However it will still be needed to do screen checks by needle matching to make sure that anything that we can see via the API is really visible to the user.

Actions #4

Updated by riafarov over 5 years ago

Just a quick one, all the commands you've tried, do they work in exactly same way as for ncurses?

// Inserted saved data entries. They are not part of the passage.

struct PsStep {
  int has_dest;
  int u, r, g;
  int ntiles, tile0;
  int tu0, tt0, tu1, tt1;
  int slot0, slot1;
  int ubs;
};
struct PsSched {
  int nrounds, nrt, nunits;
  int P, pu, pt;
  int u, r, g;
  int h0, hc;
  int ring, ps, ubs;
};
__host__ __device__ inline int ps_wrap(int x, int ring) { return x >= ring ? x - ring : x; }
__host__ __device__ inline void ps_sched_init(PsSched &s, int nrounds, int nrt, int nunits, int hi0, int ring) {
  s.nrounds = nrounds;
  s.nrt = nrt;
  s.nunits = nunits;
  s.P = s.pu = s.pt = s.u = s.r = s.g = 0;
  s.h0 = s.hc = hi0;
  s.ring = ring;
  s.ps = s.ubs = 0;
}
__host__ __device__ inline void ps_sched_take(PsSched &s, PsStep &st, int n) {
  st.ntiles = n;
  st.tile0 = s.P;
  st.tu0 = st.tu1 = s.pu;
  st.tt0 = st.tt1 = s.pt;
  st.slot0 = st.slot1 = s.ps;
  if (n >= 1) {
    ++s.P;
    s.ps = ps_wrap(s.ps + 1, s.ring);
    if (++s.pt == s.nrt) { s.pt = 0; ++s.pu; }
  }
  if (n >= 2) {
    st.tu1 = s.pu;
    st.tt1 = s.pt;
    st.slot1 = s.ps;
    ++s.P;
    s.ps = ps_wrap(s.ps + 1, s.ring);
    if (++s.pt == s.nrt) { s.pt = 0; ++s.pu; }
  }
}
template <typename HiFn>
__host__ __device__ inline bool ps_sched_next(PsSched &s, HiFn hi, PsStep &st) {
  if (s.u >= s.nunits) return false;
  if (s.g == 0 && s.P < s.h0 + 1) {
    const int miss = s.h0 + 1 - s.P;
    st.has_dest = 0;
    st.u = st.r = st.g = 0;
    st.ubs = 0;
    ps_sched_take(s, st, miss < PS_MAXNEW ? miss : PS_MAXNEW);
    return true;
  }
  const int need_now = s.u * s.nrt + s.hc + 1;
  int u2 = s.u, r2 = s.r + 1;
  if (r2 == s.nrounds) { r2 = 0; ++u2; }
  const int h2 = r2 == 0 ? s.h0 : hi(r2);
  const int need_next = u2 < s.nunits ? u2 * s.nrt + h2 + 1 : need_now;
  int n = need_next - s.P;
  n = n < 0 ? 0 : (n > PS_MAXNEW ? PS_MAXNEW : n);
  if (n < need_now - s.P) n = need_now - s.P;
  st.has_dest = 1;
  st.u = s.u;
  st.r = s.r;
  st.g = s.g;
  st.ubs = s.ubs;
  ps_sched_take(s, st, n);
  if (u2 != s.u) {
    int b = s.ubs + s.nrt % s.ring;
    s.ubs = ps_wrap(b, s.ring);
  }
  s.u = u2;
  s.r = r2;
  s.hc = h2;
  ++s.g;
  return true;
}

__device__ __forceinline__ unsigned ps_wait_ge(unsigned word, unsigned target, unsigned ready_word, int *fail, int code) {
  for (unsigned spins = 0;; ++spins) {
    unsigned v;
    asm volatile("ds_read_b32 %0, %1\n\ts_waitcnt lgkmcnt(0)" : "=v"(v) : "v"(word) : "memory");
    v = (unsigned)__builtin_amdgcn_readfirstlane((int)v);
    if (v >= target) return v;
    bool give_up = spins > (1u << 21);
    if ((spins & 1023u) == 1023u && !give_up) {
      unsigned rv;
      asm volatile("ds_read_b32 %0, %1\n\ts_waitcnt lgkmcnt(0)" : "=v"(rv) : "v"(ready_word) : "memory");
      give_up = ((unsigned)__builtin_amdgcn_readfirstlane((int)rv) & PS_FAILBIT) != 0;
    }
    if (give_up) {
      *fail = code;
      asm volatile("ds_or_b32 %0, %1\n\ts_waitcnt vmcnt(0) lgkmcnt(0)" ::"v"(ready_word), "v"(PS_FAILBIT) : "memory");
      return v | PS_FAILBIT;
    }
#if RN_PS_SLEEP
    __builtin_amdgcn_s_sleep(RN_PS_SLEEP);
#endif
  }
}
__device__ __forceinline__ void ps_arrive(unsigned word, int lane) {
  asm volatile("s_waitcnt lgkmcnt(0)" ::: "memory");
  if (lane == 0) asm volatile("ds_add_u32 %0, %1" ::"v"(word), "v"(1u) : "memory");
}
__device__ __forceinline__ unsigned ps_arrive_ticket(unsigned word, int lane) {
  asm volatile("s_waitcnt lgkmcnt(0)" ::: "memory");
  unsigned old = 0;
  if (lane == 0) asm volatile("ds_add_rtn_u32 %0, %1, %2\n\ts_waitcnt lgkmcnt(0)" : "=&v"(old) : "v"(word), "v"(1u) : "memory");
  return (unsigned)__builtin_amdgcn_readfirstlane((int)old);
}
typedef __bf16 bf16x8 __attribute__((ext_vector_type(8)));
typedef __bf16 bf16x2 __attribute__((ext_vector_type(2)));
__device__ __forceinline__ void split_bf16x8(const f32x4 &x0, const f32x4 &x1, bf16x8 &hi, bf16x8 &lo) {
#pragma unroll
  for (int j = 0; j < 4; ++j) {
    const f32x2 v = j < 2 ? f32x2{x0[2 * j], x0[2 * j + 1]} : f32x2{x1[2 * j - 4], x1[2 * j - 3]};
    const bf16x2 h = __builtin_convertvector(v, bf16x2);
    const bf16x2 l = __builtin_convertvector(v - __builtin_convertvector(h, f32x2), bf16x2);
    hi[2 * j] = h[0];
    hi[2 * j + 1] = h[1];
    lo[2 * j] = l[0];
    lo[2 * j + 1] = l[1];
  }
}
__device__ __forceinline__ void ps_publish(unsigned word, unsigned value, int lane) {
  asm volatile("s_waitcnt lgkmcnt(0)" ::: "memory");
  if (lane == 0) asm volatile("ds_max_u32 %0, %1" ::"v"(word), "v"(value) : "memory");
}
}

Or action names can be different, etc.?

Actions #5

Updated by cwh over 5 years ago

About inspecting the dialog and contents of widgets:

After filling a text entry using
http://d133.suse.de:14155/widgets?id=name&action=enter_text&value=router

the call

http://d133.suse.de:14155/widgets?id=name

returns

[
{
"class" : "YInputField",
"debug_label" : "Hostname",
"hstretch" : true,
"id" : "name",
"label" : "&Hostname",
"password_mode" : false,
"value" : "router"
}
]

So data entry can easily be verified.

Actions #6

Updated by cwh over 5 years ago

riafarov wrote:

Just a quick one, all the commands you've tried, do they work in exactly same way as for ncurses? Or action names can be different, etc.?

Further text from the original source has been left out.